Because misclassifying refusal is less than misclassifying acceptance, the predictive model is doing well as it has very low chances of missing an customer who may respond an offer than who may ignore.
In this project, sending offer to a potential customer with high chance of responding is more important than to a person may refuse the offer. That means, even through both higher precision and higher recall are goal we trying to go for, the higher recall is more meaningful to this project than precision. Therefore, the predictive model would fit the purpose in this project.
Review and Conclusion
The problem in this project is to build a model that predicts whether a starbucks’ customer will respond to an offer. After clean the Problem Definition, the solution has mainly four steps.
First is Data Loading and Cleaning. I was preprocessing portfolio, profile and transaction datasets, and get several cleaned and verified data. Also did some understanding of cleaned data and show some visilizations.
Second, Feature Selection and Engineering. In this step I was combined 3 datas sets in to one by join customer_id. To keep more information from transaction dataset, customer events data need to be aggreated.
Third, Normalizing and Engineering Data for Machine Learning. Dummy data and cut data to generate new features, and remove the features that has less relevent. shuffle the data and split data for train and test.
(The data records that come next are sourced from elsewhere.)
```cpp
template <bool AA>
int plan_partition(const kg_table *t, const BatchPlan &b, bool progress, bool counters_req, PartPlan &pl)
{
    constexpr uint32_t PER = AA ? 1 : 6;
    const uint64_t nblocks = b.nblocks;
    uint32_t shift = env_knob("KG_PART_SHIFT", 21u, 4u, 31u);
    const uint64_t qmax = (uint64_t)KG_MAX_ENCODED / (uint64_t)t->num_sigs + 1;
    while (shift > 4 && qmax >= (1ull << (32 - shift))) shift--;
    while (bucket_count(t->limit, shift) > (uint64_t)kg::kMaxBuckets) shift++;
    while (kg::scatter_lds_bytes<AA>((uint32_t)bucket_count(t->limit, shift)) > 160u * 1024) shift++;
    const bool fits = shift < 32 && qmax < (1ull << (32 - shift)) && nblocks <= (1ull << 23) && t->m35 != 0 &&
                      t->limit < (1ull << 32) - 64;
    const uint32_t mode = env_u32("KG_PARTITION", 2u);
    const bool worth = t->limit >= (64ull << 20) && b.windows >= (1ull << 27);
    if (!(fits && nblocks > 0 && (mode == 1 || (mode == 2 && worth)))) return KG_OK;
    pl.shift = shift;
    pl.buckets = (uint32_t)bucket_count(t->limit, shift);

    constexpr uint32_t WIN = AA ? 64u : 384u;
    uint32_t want = env_u32("KG_PART_CHUNKS", 4u);
    if (want < 1) want = 1;
    if (want > kMaxChunks) want = kMaxChunks;
    if (getenv("KG_PART_MIN_CHUNK_BLOCKS")) {
        const uint64_t min_chunk = std::max(1u, env_u32("KG_PART_MIN_CHUNK_BLOCKS", 600000u));
        while (want > 1 && nblocks / want < min_chunk) want--;
    } else {
        const uint32_t by_size = nblocks < 450000 ? 1u : std::max(2u, (uint32_t)std::lround(std::sqrt((double)nblocks / 325000.0)));
        want = std::min(want, std::max(1u, by_size));
    }
    pl.clo.push_back(0); pl.cseq.push_back(0);
    std::vector<double> cum;
    if (const char *tp = getenv("KG_PART_TAPER")) {
        double acc = 0;
        for (const char *q = tp; *q;) {
            char *endp = nullptr;
            const double v = strtod(q, &endp);
            if (endp == q) break;
            acc += v; cum.push_back(acc);
            q = *endp == ',' ? endp + 1 : endp;
        }
        if (cum.size() >= 2 && cum.size() <= kMaxChunks && acc > 0) { for (auto &x : cum) x /= acc; want = (uint32_t)cum.size(); }
        else cum.clear();
    }
    for (uint32_t c = 1; c < want; c++) {
        const uint64_t target = cum.empty() ? nblocks * c / want : (uint64_t)((double)nblocks * cum[c - 1]);
        const auto it = std::lower_bound(b.ibase.begin(), b.ibase.end(), (uint32_t)target);
        const uint64_t cut = *it;
        if (cut > pl.clo.back() && cut < nblocks) { pl.clo.push_back(cut); pl.cseq.push_back((int64_t)(it - b.ibase.begin())); }
    }
    pl.clo.push_back(nblocks); pl.cseq.push_back((int64_t)b.ibase.size() - 1);
    pl.n_chunks = (uint32_t)pl.clo.size() - 1;
    for (uint32_t c = 0; c < pl.n_chunks; c++) pl.max_chunk = std::max(pl.max_chunk, pl.clo[c + 1] - pl.clo[c]);
    const uint64_t max_chunk = pl.max_chunk;
    const uint64_t chunk_blocks = (max_chunk + kg::kScatterWaves - 1) / kg::kScatterWaves * kg::kScatterWaves;
    const double max_frac = (double)max_chunk / (double)nblocks;
    uint32_t n_wg = env_knob("KG_PART_WGS", 256u, 1u, kMaxGrid);
    if ((uint64_t)n_wg * kg::kScatterWaves > chunk_blocks) n_wg = (uint32_t)((chunk_blocks + kg::kScatterWaves - 1) / kg::kScatterWaves);
    const uint64_t blocks_per_wg = ((chunk_blocks + (uint64_t)n_wg * kg::kScatterWaves - 1) / ((uint64_t)n_wg * kg::kScatterWaves)) * kg::kScatterWaves;
    const double mean = (double)blocks_per_wg * WIN / (double)pl.buckets * (env_u32("KG_PART_SLACK", 100u) / 100.0);
    const uint64_t cap64 = ((uint64_t)(mean + 6.0 * std::sqrt(mean) + 32.0) + 15) / 16 * 16;
    if (cap64 >= (1ull << 24) || (uint64_t)pl.buckets * n_wg >= (1ull << 24)) return KG_OK;
    pl.n_wg = n_wg;
    pl.cap = (uint32_t)cap64;
    pl.n_regions = (uint64_t)pl.buckets * n_wg;
    pl.ovf_cap = env_u32("KG_PART_OVF_GROUPS", (uint32_t)std::min<uint64_t>(1u << 23, std::max<uint64_t>(65536, pl.n_regions * pl.cap / 16 / 8)));
    while (pl.gshift < 12 && ((max_chunk * PER) >> pl.gshift) + 2 > 8192) pl.gshift++;
    pl.groups_stride = (uint32_t)(((max_chunk * PER) >> pl.gshift) + 2);
    if (pl.groups_stride > kg::kMaxGroups) return fail(KG_ERR_LIMIT, "a chunk of the batch holds more than 2^26 window rows");
    pl.next_stride = std::max<size_t>((size_t)pl.buckets + 8, 256);
    pl.use_bidx = t->d_bidx != nullptr && !counters_req && env_u32("KG_BIDX", 1u) != 0;
    pl.part_counters = (counters_req || progress) && !pl.use_bidx;
    pl.prog_index = progress && pl.use_bidx;
    pl.scatter_lds = kg::scatter_lds_bytes<AA>(pl.buckets);
    pl.flush_list = env_knob("KG_SCATTER_FLUSH_LIST", kg::scatter_flush_list_max<AA>(), 1u, kg::scatter_flush_list_max<AA>());
    pl.probe_grid = env_knob("KG_PROBE_GRID", 256u * 8u, 8u, kMaxGrid, 8u);
    pl.index_grid = env_knob("KG_INDEX_GRID", 256u * 4u, 8u, kMaxGrid, 8u);
    pl.scatter_prio = std::min(3u, env_u32("KG_SCATTER_PRIO", 1u));
    pl.index_prio = std::min(3u, env_u32("KG_INDEX_PRIO", 2u));
    pl.verify_prio = std::min(3u, env_u32("KG_VERIFY_PRIO", pl.n_chunks == 1 ? 2u : 0u));
    uint32_t index_r = env_u32("KG_INDEX_R", 0u);
    if (index_r == 0) index_r = mean * 0.7 >= 640.0 ? 1u : mean * 0.7 >= 320.0 ? 2u : 4u;
    if (index_r != 1 && index_r != 2) index_r = 4;
    while (index_r > 1 && (n_wg % index_r != 0 || kg::kIndexN % index_r != 0)) index_r /= 2;
    pl.index_r = index_r;
    pl.verify_grid = env_knob("KG_VERIFY_GRID", 256u * 2u, 1u, kMaxGrid);
    pl.lowc_grid = env_knob("KG_LOWC_GRID", 256u, 1u, kMaxGrid);
    pl.ovf_grid = env_knob("KG_OVF_GRID", 256u, 1u, kMaxGrid);
    pl.list_slack = (uint64_t)(std::max(std::max(pl.probe_grid, pl.index_grid), pl.verify_grid) + 64) * 4 * kg::kUChunk + 4096;
    pl.ucap = ((uint64_t)((double)b.windows * t->stage_ratio * max_frac) + pl.list_slack + kg::kUChunk - 1) / kg::kUChunk * kg::kUChunk;
    pl.ccap = ((uint64_t)((double)b.windows * (t->stage_ratio * 1.25 + 0.03) * max_frac) + pl.list_slack + kg::kUChunk - 1) /
              kg::kUChunk * kg::kUChunk;
    if (test_hook("KG_TEST_TINY_LISTS")) pl.ucap = pl.ccap = kg::kUChunk;
    const uint32_t grab_unit = 256u * (uint32_t)std::max(kg::kProbeN, kg::kIndexN);
    pl.probe_grab = env_knob("KG_PROBE_GRAB", pl.cap, grab_unit, 1u << 24, grab_unit);
    pl.n_os = pl.n_chunks < 2 ? 0u : std::min(env_u32("KG_ORDER_STREAMS", 0u), kMaxOrderStreams);
    pl.early_totals = pl.n_os == 0 && env_u32("KG_EARLY_TOTALS", 1u) != 0;
    pl.order_grid = env_knob("KG_ORDER_GRID", 256u * 3u, 1u, kMaxGrid);
    pl.place_staged = pl.gshift == 10 && env_u32("KG_PLACE_STAGED", 1u) != 0;
    pl.debug = getenv("KG_DEBUG") != nullptr;
    pl.applicable = true;
    return KG_OK;
}

struct DirectPlan {
    uint32_t scan_grid, stage_chunk;
    const uint32_t *d_hbits;
    uint32_t rpg;
    uint64_t stage_cap;
};

template <bool AA>
DirectPlan plan_direct(const kg_table *t, const BatchPlan &b, bool counters)
{
    DirectPlan pl;
    pl.scan_grid = env_knob("KG_SCAN_GRID", 256u * 8u, 1u, kMaxGrid);
    pl.stage_chunk = env_knob("KG_STAGE_CHUNK", 256u, 1u, 1u << 12);
    const uint32_t filter_mode = env_u32("KG_DIRECT_FILTER", 1u);
    pl.d_hbits = (counters || filter_mode == 0 || (filter_mode == 1 && t->limit <= (4ull << 20))) ? nullptr : t->d_hbits;
    pl.rpg = AA ? 1u : env_u32("KG_SCAN_RPG", pl.d_hbits ? 6u : 3u);
    if (pl.rpg != 1 && pl.rpg != 2 && pl.rpg != 3 && pl.rpg != 6) pl.rpg = 3;
    pl.stage_cap = (uint64_t)((double)b.windows * t->stage_ratio) + 4096 + (uint64_t)pl.scan_grid * kg::kWavesPerWG * pl.stage_chunk;
    if (pl.stage_cap > 0xFFFFFF00ull) pl.stage_cap = 0xFFFFFF00ull;
    if (test_hook("KG_TEST_TINY_LISTS")) pl.stage_cap = 256;
    return pl;
}

struct AggPlan {
    uint32_t pshift;
    bool pieces_on;
    uint32_t agg_pairs;
};

AggPlan plan_aggregate()
{
    AggPlan pl;
    pl.pshift = std::min(20u, std::max(6u, env_u32("KG_AGG_BLOCK_SHIFT", 9u)));
    pl.pieces_on = env_u32("KG_AGG_PIECES", 1u) != 0;
    pl.agg_pairs = env_u32("KG_AGG_PAIRS", 1u);
    return pl;
}

}
```

### kmergutsjava_amd/csrc/kg_partition.hpp

```cpp
#pragma once

#include "kg_device.hpp"

namespace kg {

constexpr int kMaxBuckets = 1024;
#ifndef KG_PROBE_N
#define KG_PROBE_N 4
#endif
#ifndef KG_SCATTER_WPE
#define KG_SCATTER_WPE 5
#endif
#ifndef KG_TAG_WPE
#define KG_TAG_WPE 8
#endif
#if KG_SCATTER_WPE
#define KG_SCATTER_REGS __attribute__((amdgpu_waves_per_eu(KG_SCATTER_WPE)))
#else
#define KG_SCATTER_REGS
#endif
#if KG_TAG_WPE
#define KG_TAG_REGS __attribute__((amdgpu_waves_per_eu(KG_TAG_WPE)))
#else
#define KG_TAG_REGS
// ... 229 lines not shown
                        lowc = true;
                        if (RG != ROWS) wave_sync();
                    }
                }
            }
        }
        n_valid += nv;
        uint32_t spins = 0;
        if (insert_prio) set_wave_prio(insert_prio);
        for (;;) {
            uint32_t at[RG], old[RG];
#pragma unroll
            for (int r = 0; r < RG; r++)
                at[r] = (pend & (1u << r)) ? atomicAdd(&cnt[bk[r]], 1u) : kGroup;
#pragma unroll
            for (int r = 0; r < RG; r++) {
                old[r] = 0;
                if (at[r] < kGroup) {
                    buf[(size_t)bk[r] * kGroup + at[r]] = e[r];
                    __builtin_amdgcn_fence(__ATOMIC_RELEASE, "wavefront");
                    old[r] = atomicAdd(&written[bk[r]], 1u);
                }
            }
            __builtin_amdgcn_fence(__ATOMIC_ACQUIRE, "wavefront");
#pragma unroll
            for (int r = 0; r < RG; r++) pend &= ~((uint32_t)(at[r] < kGroup) << r);
            uint32_t at_max = at[0];
#pragma unroll
            for (int r = 1; r < RG; r++) at_max = max(at_max, at[r]);
            uint32_t left = 0;
            auto list_rows = [&](auto again) -> uint32_t {
                uint32_t n = 0;
#pragma unroll
                for (int r = 0; r < RG; r++) {
                    const bool own = decltype(again)::value ? ((left >> r) & 1u) != 0 : (old[r] & 15u) == 15u;
                    const unsigned long long m = __ballot(own);
                    if (m) {
                        const uint32_t rank = __builtin_amdgcn_mbcnt_hi((uint32_t)(m >> 32), __builtin_amdgcn_mbcnt_lo((uint32_t)m, n));
                        if (own && rank < list_cap) {
                            const uint32_t g = decltype(again)::value ? (written[bk[r]] >> 4) - 1u : old[r] >> 4;
                            flist[rank] = (min(g, gcap) << 10) | bk[r];
                            if (decltype(again)::value) left &= ~(1u << r);
                        }
                        n += (uint32_t)__popcll(m);
                    }
                }
                return n;
            };
            uint32_t n_own = list_rows(std::false_type{});
            if (__builtin_expect(n_own > list_cap, 0)) {
                uint32_t k = 0;
#pragma unroll
                for (int r = 0; r < RG; r++) {
                    const bool own = (old[r] & 15u) == 15u;
                    const unsigned long long m = __ballot(own);
                    const uint32_t rank = __builtin_amdgcn_mbcnt_hi((uint32_t)(m >> 32), __builtin_amdgcn_mbcnt_lo((uint32_t)m, k));
                    if (own && rank >= list_cap) left |= 1u << r;
                    k += (uint32_t)__popcll(m);
                }
            }
            while (n_own) {
                const uint32_t n_list = min(n_own, list_cap);
                wave_sync();
                for (uint32_t p0 = 0; p0 < n_list; p0 += 8) {
                    const uint32_t want = p0 + ((uint32_t)lane >> 3), sub = (uint32_t)lane & 7u;
                    if (want < n_list) {
                        const uint32_t d = flist[want];
                        const uint32_t fb = d & (uint32_t)(kMaxBuckets - 1), g = d >> 10;
                        const ulonglong2 v = *reinterpret_cast<const ulonglong2 *>(buf + (size_t)fb * kGroup + 2 * sub);
                        __builtin_amdgcn_fence(__ATOMIC_RELEASE, "wavefront");
                        if (sub == 0) cnt[fb] = 0;
                        const bool full = g >= gcap;
                        if (!full) {
                            unsigned char *to = reinterpret_cast<unsigned char *>(ent) + (mul24_wide(__umul24(fb, n_wg) + w, cap) << 3);
                            store_entry_pair(reinterpret_cast<uint64_t *>(to + ((g << 7) | (sub << 4))), v);
                        }
                        if (__builtin_expect(__ballot(full) != 0, 0)) scatter_overflow_octets(cold, full, fb, v.x, v.y);
                    }
                }
                wave_sync();
                if (__builtin_expect(n_own <= list_cap, 1)) break;
                n_own = list_rows(std::true_type{});
            }
            if (!__ballot(pend != 0)) break;
            {
                const int rp = pend ? __builtin_ctz(pend) : 0;
                uint32_t pb = bk[0];
#pragma unroll
                for (int r = 1; r < RG; r++)
                    if (rp == r) pb = bk[r];
                for (uint32_t polls = 0; polls < 64; polls++) {
                    if (__ballot(pend != 0 && __hip_atomic_load(&cnt[pb], __ATOMIC_RELAXED, __HIP_MEMORY_SCOPE_WORKGROUP) < kGroup)) break;
                    __builtin_amdgcn_s_sleep(2);
                }
            }
            if (__builtin_expect(++spins > (1u << 20) || __ballot(at_max >= (1u << 28)), 0)) {
                scatter_protocol_failure(cold);
                break;
            }
        }
        if (insert_prio) set_wave_prio(0);
        }
    }
    __syncthreads();
    const uint32_t per_wave = (n_buckets + kScatterWaves - 1) / kScatterWaves;
    const uint32_t b_end = min((uint32_t)(wave + 1) * per_wave, n_buckets);
    for (uint32_t b0 = (uint32_t)wave * per_wave; b0 < b_end; b0 += 64) {
        const uint32_t b = b0 + (uint32_t)lane;
        const uint32_t wr = b < b_end ? written[b] : 0u;
        const uint32_t c = wr & 15u, g = wr >> 4;
        unsigned long long dst = kDstNone;
        bool to_ovf = false;
        if (c > 0) {
            for (uint32_t k = c; k < kGroup; k++) buf[(size_t)b * kGroup + k] = kEntInvalid;
            if (g < gcap) dst = ((uint64_t)b * n_wg + w) * cap + ((uint64_t)g << 4);
            else to_ovf = true;
        }
        const unsigned long long movf = __ballot(to_ovf);
        if (movf) dst = scatter_overflow_groups(cold, movf, to_ovf, b, dst);
        unsigned long long m = __ballot(dst != kDstNone);
        wave_sync();
        while (m) {
            int src_lane = -1;
            unsigned long long mm = m;
#pragma unroll
            for (int o = 0; o < 8; o++) {
                const int ln = mm ? __builtin_ctzll(mm) : -1;
                if (mm) mm &= mm - 1;
                if ((lane >> 3) == o) src_lane = ln;
            }
            m = mm;
            const int sl = src_lane < 0 ? 0 : src_lane;
            const uint32_t fb = (uint32_t)__shfl((int)b, sl);
            const unsigned long long to = __shfl(dst, sl);
            if (src_lane >= 0) {
                const uint32_t sub = (uint32_t)lane & 7u;
                const ulonglong2 v = *reinterpret_cast<const ulonglong2 *>(buf + (size_t)fb * kGroup + 2 * sub);
                if (__builtin_expect((to & kDstOvf) != 0, 0)) {
                    if (to != kDstDropped) scatter_store_overflow(cold, to, sub, v.x, v.y);
                } else {
                    store_entry_pair(ent + to + 2 * sub, v);
                }
            }
        }
    }
    for (uint32_t b = threadIdx.x; b < n_buckets; b += blockDim.x)
        fill[(uint64_t)b * n_wg + w] = min((written[b] + 15u) >> 4, gcap) << 4;
    for (int off = 32; off > 0; off >>= 1) n_valid += __shfl_down(n_valid, off);
    unsigned long long *ctr = cold->ctr;
    if (lane == 0 && n_valid) atomicAdd(&ctr[0], (unsigned long long)n_valid);
    if constexpr (SHORT) flush_ran_off(ran_off, ctr, lane);
}
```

Last, based on the splitted data I get a quick comparison of f1-score and time used between 4 algorithms by GridSearch. And I chose the best estimator “RandomForestClassifier” to train and predict the splitted data. A confusion matrix was generated to verify the performance my model.
The estimator forest_estimator which I got at end, can fit the purpose of predicting a customer would or not response an stabucks' offer.
Improvement and Reflection
First of all, the result looks like pretty good, I can understood the data well before implement any engineering code. and I plan the project through the conclution from each step and section. That is fallow a methodology called reflection in action.
However, the result is based on several choice of data selection , feature engineering , and algorithm selection. Once the dataset changed, for example, some feature was dropped such as gender_others, time, and offer_discount. because they played a low correlation with other features. But in nother dataset , these dropped feature may shows higher weight than current dataset. In nother dataset, gender_others could be higher than gender_male, then gender_male can be ignored. The less correlation features can be detected by an algorithm automaticaly , then remove them or choose top N relevent features.
Another improvement is use higher folds in GridSeachCV, than may give better result but running bit logger time. the slower is tolerable, but the result is critial for later Model Building.